From the Federal Register: The DEA placed 10 fentanyl-related substances permanently in Schedule I of Controlled Substances this week, per the February 6, 2018 temporary scheduling order. Through the Temporary Reauthorization and Study of the Emergency Scheduling of Fentanyl Analogues Act, which became law on February 6, 2020, Congress extended the temporary control of fentanyl-related substances until May 6, 2021. Read more from the Federal Register here. Read the rule from the DEA here.

HHS releases new buprenorphine practice guidelines, expanding access to treatment for opioid use disorder 

The Department of Health and Human Services (HHS) released new guidelines relating to the treatment of opioid use disorder (OUD). The guidelines allow eligible physicians, physician assistants, nurse practitioners, clinical nurse specialists, certified registered nurse anesthetists, and certified nurse midwives to treat up to 30 patients with buprenorphine without the federal certification process. The practitioners must work in collaboration with a DEA registered physician. The exemption does not apply to prescribing Schedule II medications such as methadone.
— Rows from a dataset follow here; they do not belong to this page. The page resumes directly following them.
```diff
+	constexpr bool early = false;
+#endif
 	LwFastUnit un;
 #if defined(__HIP_DEVICE_COMPILE__)
 	typedef const unsigned long long __attribute__((address_space(4))) *ka_ptr;
+#ifdef LW_LONG_BODY_HOT_UNITS
+	constexpr uint32_t ka_waves = (LW_LONG_PRELOAD_DWORDS * 4u + offsetof(LwFastArgs, waves)) / 8u;
+	static_assert(LW_LONG_PRELOAD_DWORDS % 2 == 0, "F follows the leading parameters without padding");
+	unsigned long long unit_word = wave ? h_unit1 : h_unit0;
+	if (wave >= 2u)
+		unit_word = ((ka_ptr)__builtin_amdgcn_kernarg_segment_ptr())[ka_waves + wave];
+#else
 	const unsigned long long unit_word = ((ka_ptr)__builtin_amdgcn_kernarg_segment_ptr())[offsetof(LwFastArgs, waves) / 8 + wave];
+#endif
 #else
 	const unsigned long long unit_word = 0;
 #endif
+#ifndef LW_LONG_BODY_HOT_UNITS
 	asm volatile("" ::"s"(F.residue), "s"(F.floors), "s"(F.n_items), "s"(n_units), "s"(per_round), "s"(rounds), "s"(F.dense),
 			"s"(F.late_from), "s"(F.ch), "s"(F.fstride), "s"(F.image), "s"(unit_word));
+#endif
 	__builtin_memcpy(&un, &unit_word, 8);
+	LW_STAMP_ARGS(5, un);
 	const uint32_t slot = un.slot, uidx = wave - slot * n_units;
 	const bool active = slot < per_round;
 	const uint32_t item0 = blockIdx.x * per_round * rounds + slot;
@@ -21,37 +63,42 @@
 	const int chn[2] = {un.ch_a, two ? un.ch_b : un.ch_a};
 	const uint32_t pre_prog = PRE ? __builtin_amdgcn_readfirstlane(F.pre[wave]) : 0u;
 	PreRegs pq;
-#define LW_PRE_WAVES 2
-	const bool late = !RIGHT_ONLY && wave >= (F.late_from > LW_PRE_WAVES ? F.late_from : (uint32_t)LW_PRE_WAVES);
+	const bool late = !RIGHT_ONLY && wave >= (H.late_from > LW_PRE_WAVES ? H.late_from : (uint32_t)LW_PRE_WAVES);
 
+#ifndef LW_LONG_BODY_HOT_UNITS
 	ItemRegs it{};
 	Pref pf{};
-	bool valid = active && item0 < F.n_items;
+#endif
+	bool valid = active && item0 < H.n_items;
 	if (valid) {
-		if (F.dense)
-			dense_offsets(F, item0, it);
+		if (H.dense)
+			dense_offsets(H, item0, it);
 		else
 			it = load_item(F.items, item0);
 	}
 	static_assert(LWI_TOTAL / 16 == 2 * (LW_WG - 256), "image staging: 12 waves x 2 x 16 bytes per thread");
 	static_assert(LW_FLOOR_FIRST_FROM >= 4, "floor-first waves request their floor records after staging the image");
-	const bool floor_first = !PRE && late && two && F.late_from < LW_FAST_WAVES && wave >= LW_FLOOR_FIRST_FROM;
+	const bool floor_first = !PRE && late && two && H.late_from < LW_FAST_WAVES && wave >= LW_FLOOR_FIRST_FROM;
 	if (wave < 4) {
-		if (valid && !late)
+		if (valid && !late && !early)
 			{
-				issue_loads<!PRE>(F, it, un, lane_id, pf);
+				issue_loads<!PRE>(H, it, un, lane_id, pf);
 				if (PRE)
-					issue_pre_loads(F, it, pre_prog, lane_id, pq);
+					issue_pre_loads(H, it, pre_prog, lane_id, pq);
 			}
 	} else {
 		const uint32_t t = threadIdx.x - 256u;
-		const uint4 *src = reinterpret_cast<const uint4 *>(F.image) + t;
 		uint4 *dst = reinterpret_cast<uint4 *>(smem) + t;
+#ifdef LW_LONG_BODY_HOT_UNITS
+		const uint4 v0 = stage_v0, v1 = stage_v1;
+#else
+		const uint4 *src = reinterpret_cast<const uint4 *>(H.image) + t;
 		const uint4 v0 = src[0], v1 = src[LW_WG - 256];
+#endif
 #ifdef LW_LONG_BODY_STAGE_LOAD
 		LW_LONG_BODY_STAGE_LOAD
 #endif
-		if (t < 3 * LW_FAST_WAVES)
+		if (t < 3 * LW_FAST_WAVES + (GATE ? 1 : 0))
 			lds_store_u32(LW_CNT_BASE + 4u * t, 0u);
 		dst[0] = v0;
 		dst[LW_WG - 256] = v1;
@@ -61,12 +108,12 @@
 		lds_fence();
 		if (valid && !late)
 			{
-				issue_loads<!PRE>(F, it, un, lane_id, pf);
+				issue_loads<!PRE>(H, it, un, lane_id, pf);
 				if (PRE)
-					issue_pre_loads(F, it, pre_prog, lane_id, pq);
+					issue_pre_loads(H, it, pre_prog, lane_id, pq);
 			}
 		if (valid && floor_first)
-			issue_floor_loads(F, it, un, lane_id, pf);
+			issue_floor_loads(H, it, un, lane_id, pf);
 	}
 	__syncthreads();
 #ifdef LW_LONG_BODY_AFTER_STAGE
@@ -78,24 +125,35 @@
 	char *pub0 = smem + LWI_TOTAL + LW_FAST_WAVES * LW_SCR_BYTES;
 	char *pub = pub0 + wave * LW_PUB_BYTES;
 #define LW_PACE_VMCNT 63
-	const bool paced = !RIGHT_ONLY && F.late_from < LW_FAST_WAVES;
+	const bool paced = !RIGHT_ONLY && H.late_from < LW_FAST_WAVES;
 	uint32_t lane0 = lane_id;
 	asm volatile("" : "+v"(lane0));
-	if (valid && floor_first) {
+	const bool floor_now = valid && floor_first;
+	if (floor_now)
+		LW_STAMP_W(6);
+	if (GATE && floor_now) {
+		const uint32_t need = LW_GATE_NEED(wave);
+		if (need) {
+			__builtin_amdgcn_s_setprio(LW_PRIO_PACE);
+			floor_gate(need, LW_CNT_LANDED(wave - H.late_from));
+		}
+	}
+	if (floor_now) {
 		float4_t fl[2][4];
+		LW_STAMP(7);
 		floor_phase<2>(F, img, sc, lane0, un, pf.fe, fl);
 		LW_STAMP(1);
 		__builtin_amdgcn_s_setprio(LW_PRIO_PACE);
-		lds_wait_ge(LW_CNT_LANDED(wave - F.late_from), 1u);
-		issue_residue_loads<true, !PRE>(F, it, un, lane_id, pf);
+		lds_wait_ge(LW_CNT_LANDED(wave - H.late_from), 1u);
+		issue_residue_loads<true, !PRE>(H, it, un, lane_id, pf);
 		if (PRE)
-			issue_pre_loads(F, it, pre_prog, lane_id, pq);
+			issue_pre_loads(H, it, pre_prog, lane_id, pq);
 		LW_STAMP(15);
-		if (wave + F.late_from < LW_FAST_WAVES) {
+		if (wave + H.late_from < LW_FAST_WAVES) {
 			asm volatile("s_waitcnt vmcnt(%0)" ::"n"(LW_PACE_VMCNT) : "memory");
 			lds_store_u32(LW_CNT_LANDED(wave), 1u);
 		}
-		if (F.dense)
+		if (H.dense)
 			it = load_item(F.items, item0);
 		__builtin_amdgcn_s_setprio(LW_PRIO_READY);
 		LW_STAMP_W(3);
@@ -108,32 +166,34 @@
 		if (paced) {
 			__builtin_amdgcn_s_setprio(LW_PRIO_PACE);
 			if (late) {
-				lds_wait_ge(LW_CNT_LANDED(wave - F.late_from), 1u);
+				lds_wait_ge(LW_CNT_LANDED(wave - H.late_from), 1u);
 				if (valid)
 					{
-				issue_loads<!PRE>(F, it, un, lane_id, pf);
+				issue_loads<!PRE>(H, it, un, lane_id, pf);
 				if (PRE)
-					issue_pre_loads(F, it, pre_prog, lane_id, pq);
+					issue_pre_loads(H, it, pre_prog, lane_id, pq);
 			}
 			}
 			LW_STAMP(15);
-			if (wave + F.late_from < LW_FAST_WAVES) {
+			if (wave + H.late_from < LW_FAST_WAVES) {
 				asm volatile("s_waitcnt vmcnt(%0)" ::"n"(LW_PACE_VMCNT) : "memory");
 				lds_store_u32(LW_CNT_LANDED(wave), 1u);
 			}
 			__builtin_amdgcn_s_setprio(0);
 		}
-		if (valid && F.dense)
+		if (valid && H.dense)
 			it = load_item(F.items, item0);
 		LW_STAMP_W(3);
 		if (valid) {
 			if (PRE)
 				apply_pre(pre_prog, pf, pq);
 			if (two)
-				spectrum_fused<2>(F, img, sc, lane0, un, pf);
+				spectrum_fused<2, false, MIXF ? LW_PRIO_FLOOR : LW_PRIO_FUSED>(F, img, sc, lane0, un, pf);
 			else
-				spectrum_fused<1, SPLIT>(F, img, sc, lane0, un, pf);
-		}
+				spectrum_fused<1, SPLIT, MIXF ? LW_PRIO_FLOOR : LW_PRIO_FUSED>(F, img, sc, lane0, un, pf);
+		}
+		if (GATE && wave < LW_FLOOR_FIRST_FROM && lane_id == 0u)
+			lds_add_u32(LW_CNT_SPEC, 1u);
 		LW_STAMP(4);
 	}
 	uint32_t n_pub_used = 0;
@@ -145,10 +205,12 @@
 		asm volatile("" : "+v"(lane));
 		float2_t R[2][2][4];
 		const uint32_t item_n = item0 + (j + 1) * per_round;
-		const bool valid_n = active && j + 1 < rounds && item_n < F.n_items;
+		const bool valid_n = active && j + 1 < LW_LONG_BODY_ROUNDS && item_n < F.n_items;
 		ItemRegs itn{};
 		if (valid_n && !F.dense)
 			itn = load_item(F.items, item_n);
+		if (j == 0)
+			LW_STAMP(12);
 		if (valid) {
 			if (two)
 				long_imdct<2, MIXF ? 1 : 0>(F, img, sc, lane, pf, R);
@@ -348,3 +410,4 @@
 	}
 	LW_STAMP_W(11);
 	LW_STAMP_FLUSH;
+#undef LW_LONG_BODY_ROUNDS
diff --git a/lewton_amd/csrc/lw_stamps.inc b/lewton_amd/csrc/lw_stamps.inc
--- a/lewton_amd/csrc/lw_stamps.inc
+++ b/lewton_amd/csrc/lw_stamps.inc
@@ -5,7 +5,7 @@
 	return (int)hipMemcpyToSymbol(HIP_SYMBOL(g_lw_stamps), &dptr, sizeof(dptr));
 }
 #define LW_STAMP_LDS_EXTRA 2048u
-#define LW_STAMP_BASE_ (LW_LDS_BYTES)
+#define LW_STAMP_BASE_ (LW_LONG_LDS_BYTES)
 typedef __attribute__((address_space(3))) unsigned long long *lw_stamp_lds_ptr;
 #define LW_STAMP_DECL                                                                                         \
 	const uint32_t st_wave_ = __builtin_amdgcn_readfirstlane(threadIdx.x >> 6);                               \
@@ -21,6 +21,16 @@
 		asm volatile("s_waitcnt vmcnt(0)" ::: "memory");                                                      \
 		LW_STAMP(i);                                                                                          \
 	} while (0)
+#define LW_STAMP_SIMD(i)                                                                                      \
+	do {                                                                                                      \
+		const unsigned long long t_ = 1ull + (unsigned long long)__builtin_amdgcn_s_getreg(4 | (4 << 6) | (1 << 11)); \
+		*reinterpret_cast<lw_stamp_lds_ptr>((uintptr_t)(LW_STAMP_BASE_ + st_wave_ * 128u + (i) * 8u)) = t_;   \
+	} while (0)
+#define LW_STAMP_ARGS(i, un)                                                                                  \
+	do {                                                                                                      \
+		asm volatile("" ::"s"(H.residue), "s"(H.floors), "s"(H.image), "s"(H.n_items), "s"(H.fstride), "s"((uint32_t)(un).slot)); \
+		LW_STAMP(i);                                                                                          \
+	} while (0)
 #define LW_STAMP_FLUSH                                                                                        \
 	do {                                                                                                      \
 		unsigned long long *b_ = g_lw_stamps;                                                                 \
@@ -33,5 +43,7 @@
 #define LW_STAMP_DECL
 #define LW_STAMP(i)
 #define LW_STAMP_W(i)
+#define LW_STAMP_SIMD(i)
+#define LW_STAMP_ARGS(i, un)
 #define LW_STAMP_FLUSH
 #endif
```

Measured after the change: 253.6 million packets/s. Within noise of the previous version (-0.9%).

Read the HHS guidelines in the Federal Register here. The HHS press release is here.


DEA launches Project Wave Breaker to stop illegal fentanyl market  

The DEA announced a new initiative to reach high-impact areas and disrupt the flow of fentanyl in the US. The eleven areas participating include: Phoenix, New York, San Diego, New England, Los Angeles, Chicago, Detroit, St. Louis, San Francisco, Houston, and El Paso. Project Wave Breaker will deploy intelligence assets to target Mexican cartels and their proliferation of fentanyl among these US communities. The press release from the DEA can be found here.
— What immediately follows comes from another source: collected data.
## Add banded tiled preprocess kernel with trimmed resample taps and LDS ring

Measured after the change: 12670 (median of 6 runs). Within noise of the previous version (+0.8%).

```diff
diff --git a/include/vtd.h b/include/vtd.h
--- a/include/vtd.h
+++ b/include/vtd.h
@@ -31,6 +31,7 @@
 int vtd_detector_set_option(vtd_detector* d, const char* name, int value);
 int vtd_detector_finalize(vtd_detector* d, vtd_stream stream);
 int vtd_detector_preprocess(vtd_detector* d, const uint8_t* frames_dev, int n, int height, int width, vtd_stream stream);
+int vtd_preprocess_plan(int height, int width, int* info, int kcap, int* xmin, int* xcoef, int* ymin, int* ycoef);
 int vtd_detector_set_input_nchw(vtd_detector* d, const float* x_dev, int n, vtd_stream stream);
 int vtd_detector_forward(vtd_detector* d, int n, float* prob_dev, float* thresh_dev, vtd_stream stream);
 int vtd_detector_read_tap(vtd_detector* d, const char* name, int n, float* host_out, int64_t capacity, vtd_stream stream);
diff --git a/video-text-detection-system_amd/csrc/detector_misc.hip b/video-text-detection-system_amd/csrc/detector_misc.hip
--- a/video-text-detection-system_amd/csrc/detector_misc.hip
+++ b/video-text-detection-system_amd/csrc/detector_misc.hip
@@ -244,6 +244,174 @@
         *(half4*)(dst + 8) = half4{o23[0], o23[1], o23[2], o23[3]};
         *(half4*)(dst + 12) = half4{o23[4], o23[5], o23[6], o23[7]};
     }
+}
+
+constexpr int PB_BANDS = 8, PB_STRIPS = 4;
+constexpr int PB_ROWS = PRE_OUT / PB_BANDS, PB_COLS = PRE_OUT / PB_STRIPS;
+constexpr int PB_NT = 2 * PB_COLS, PB_CHUNK = 4, PB_RING = 16;
+constexpr int PB_PLAN_Q0 = 0, PB_PLAN_NQ = PB_STRIPS, PB_PLAN_Y0 = 2 * PB_STRIPS, PB_PLAN_NROWS = 2 * PB_STRIPS + PB_BANDS;
+
+struct PreBandParams {
+    const uint8_t* frames;
+    half_t* out;
+    const int* xmin;
+    const int* xk;
+    const int* yb;
+    const int* yk;
+    const int* plan;
+    int H, W;
+    int pitch;
+};
+
+__device__ __forceinline__ void pb_lds_barrier() {
+    asm volatile("s_waitcnt lgkmcnt(0)" ::: "memory");
+    __builtin_amdgcn_s_barrier();
+    asm volatile("" ::: "memory");
+}
+
+template <int KSX, int KSY>
+__global__ __launch_bounds__(PB_NT) void preprocess_bands_kernel(const PreBandParams p) {
+    extern __shared__ __attribute__((aligned(16))) uint8_t lds[];
+    constexpr int YT = 2 + KSY;
+    uint32_t* const ring = (uint32_t*)lds;
+    uint32_t* const raw = ring + PB_RING * PB_COLS;
+    const int pitch = p.pitch;
+    int* const ytab = (int*)(raw + 2 * PB_CHUNK * pitch);
+    half_t* const lut = (half_t*)(ytab + (PB_ROWS + 4) * YT);
+    const int strip = blockIdx.x, band = blockIdx.y, img = blockIdx.z;
+    const int tid = threadIdx.x;
+    const int q0 = p.plan[PB_PLAN_Q0 + strip], nq = p.plan[PB_PLAN_NQ + strip];
+    const int y_first = p.plan[PB_PLAN_Y0 + band], nrows = p.plan[PB_PLAN_NROWS + band];
+    const int oy0 = band * PB_ROWS, ox0 = strip * PB_COLS;
+    const int row_bytes = p.W * 3;
+    const uint8_t* src = p.frames + ((int64_t)img * p.H + y_first) * row_bytes + (int64_t)q0 * 12;
+    const int nchunks = (nrows + PB_CHUNK - 1) / PB_CHUNK;
+
+    const int hc = tid % PB_COLS, hr = tid / PB_COLS;
+    const int xrel = p.xmin[ox0 + hc] - 4 * q0;
+    uint32_t kx[KSX];
+#pragma unroll
+    for (int t = 0; t < KSX; ++t) kx[t] = (uint32_t)p.xk[(ox0 + hc) * KSX + t];
+    for (int i = tid; i < (PB_ROWS + 4) * YT; i += PB_NT) {
+        const int ty = i / YT, e = i - ty * YT;
+        const int oy = oy0 + ty;
+        ytab[i] = ty >= PB_ROWS ? (e == 1 ? 0x7fffffff : 0) : (e < 2 ? p.yb[2 * oy + e] - y_first : p.yk[oy * KSY + (e - 2)]);
+    }
+    for (int i = tid; i < PB_RING * PB_COLS + 2 * PB_CHUNK * pitch; i += PB_NT) ring[i] = 0u;
+    {
+        const float mean[3] = {0.485f, 0.456f, 0.406f};
+        const float stdv[3] = {0.229f, 0.224f, 0.225f};
+        if (tid < 256) {
+#pragma unroll
+            for (int c = 0; c < 3; ++c) lut[c * 256 + tid] = (half_t)(((float)tid / 255.0f - mean[c]) / stdv[c]);
+        }
+    }
+
+    const int fq = min(hc, nq - 1);
+    uint32_t stg0[2][3], stg1[2][3];
+    auto fetch = [&](int c, uint32_t (&stg)[2][3]) {
+#pragma unroll
+        for (int j = 0; j < 2; ++j) {
+            const int r = min(c * PB_CHUNK + hr + 2 * j, nrows - 1);
+            const uint32_t* g = (const uint32_t*)(src + (int64_t)r * row_bytes) + fq * 3;
+            stg[j][0] = g[0]; stg[j][1] = g[1]; stg[j][2] = g[2];
+        }
+    };
+    auto stage = [&](int c, uint32_t (&stg)[2][3]) {
+        uint32_t* const dst = raw + (c & 1) * PB_CHUNK * pitch;
+#pragma unroll
+        for (int j = 0; j < 2; ++j) {
+            const int rr = hr + 2 * j;
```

Biden administration expected to announce plan to ban menthol cigarettes 

The Food and Drug Administration (FDA) announced yesterday it will begin the process of banning menthol tobacco cigarettes. Experts expect that menthol cigarettes will be available for at least 2 more years, while regulatory processes allow the transition. Menthol is used to reduce irritation in the throat, making it easier to smoke. Menthol cigarettes are favored by Black smokers and Black men have the highest lung cancer death rate in the country. Read the article in The Washington Post here.